| TASK BRIEF |
Look below. Copy each line that has "torch" in it.

Saved entries:
*****

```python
@torch.no_grad()
def init_weights(model, kind="C", seed=0):
    g = torch.Generator().manual_seed(seed)

    def U(t, a, b):
        t.copy_(torch.rand(t.shape, generator=g) * (b - a) + a)

    def N(t, mean, std):
        t.copy_(torch.randn(t.shape, generator=g) * std + mean)

    if kind == "A":
        for name, m in model.named_modules():
            if isinstance(m, (nn.Conv2d, nn.ConvTranspose2d, nn.Linear)):
                if name.startswith("flownet2"):
                    fan_in = m.weight[0].numel() if not isinstance(m, nn.ConvTranspose2d) else m.weight.shape[0] * m.weight[0, 0].numel()
                    fan_out = m.weight.shape[0] * m.weight[0, 0].numel() if not isinstance(m, nn.ConvTranspose2d) else m.weight[0].numel()
                    b = math.sqrt(6.0 / (fan_in + fan_out))
                    U(m.weight, -b, b)
                    if m.bias is not None:
                        U(m.bias, 0, 1)
                elif name.startswith("backbone"):
                    fan_out = m.weight.shape[0] * m.weight[0, 0].numel()
                    N(m.weight, 0, math.sqrt(2.0 / fan_out))
                elif name.startswith(("rpn_head", "track_head")):
                    N(m.weight, 0, 0.01); m.bias.zero_()
                elif name == "bbox_head.fc_cls":
                    N(m.weight, 0, 0.01); m.bias.zero_()
                elif name == "bbox_head.fc_reg":
                    N(m.weight, 0, 0.001); m.bias.zero_()
                else:
                    fan_in = m.weight[0].numel()
                    fan_out = m.weight.shape[0] * (m.weight[0, 0].numel() if m.weight.dim() > 2 else 1)
                    b = math.sqrt(6.0 / (fan_in + fan_out))
                    U(m.weight, -b, b)
                    if m.bias is not None:
                        m.bias.zero_()
            elif isinstance(m, nn.BatchNorm2d):
                m.weight.fill_(1); m.bias.zero_(); m.running_mean.zero_(); m.running_var.fill_(1)
                if name.endswith("bn3"):
                    m.weight.zero_()
        return model

    for name, m in model.named_modules():
        if isinstance(m, (nn.Conv2d, nn.Linear)):
            _g = 1.4 if not name.startswith("flownet2") else 1.0
            fan_in = m.weight[0].numel()
            bound = _g * math.sqrt(3.0 / fan_in)
            U(m.weight, -bound, bound)
            if m.bias is not None:
                N(m.bias, 0, 0.05)
        elif isinstance(m, nn.ConvTranspose2d):
            fan_in = m.weight.shape[0] * m.weight[0, 0].numel() / 4.0
            bound = math.sqrt(3.0 / fan_in)
            U(m.weight, -bound, bound)
            if m.bias is not None:
                N(m.bias, 0, 0.05)
        elif isinstance(m, nn.BatchNorm2d):
            U(m.weight, 0.5, 1.5); N(m.bias, 0, 0.1); N(m.running_mean, 0, 0.1); U(m.running_var, 0.5, 1.5)
            if name.endswith("bn3"):
                m.weight.mul_(0.5)
        elif isinstance(m, nn.GroupNorm):
            U(m.weight, 0.5, 1.5); N(m.bias, 0, 0.1)
        elif m.__class__.__name__ in ("DeformConv", "_DeformConv"):
            fan_in = m.weight[0].numel()
            bound = 1.4 * math.sqrt(3.0 / fan_in)
            U(m.weight, -bound, bound)
    for name, m in model.named_modules():
        if name.endswith("conv_offset"):
            N(m.weight, 0, 0.02); N(m.bias, 0, 0.5)
    for name, m in model.named_modules():
        if name.startswith("flownet2") and "predict_flow" in name:
            m.weight.mul_(0.2)
    model.rpn_head.rpn_cls.weight.mul_(2.0)
# ... 53 lines not shown
```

*****

| PROBLEM SOLUTION |
@torch.no_grad()
    g = torch.Generator().manual_seed(seed)
        t.copy_(torch.rand(t.shape, generator=g) * (b - a) + a)
        t.copy_(torch.randn(t.shape, generator=g) * std + mean)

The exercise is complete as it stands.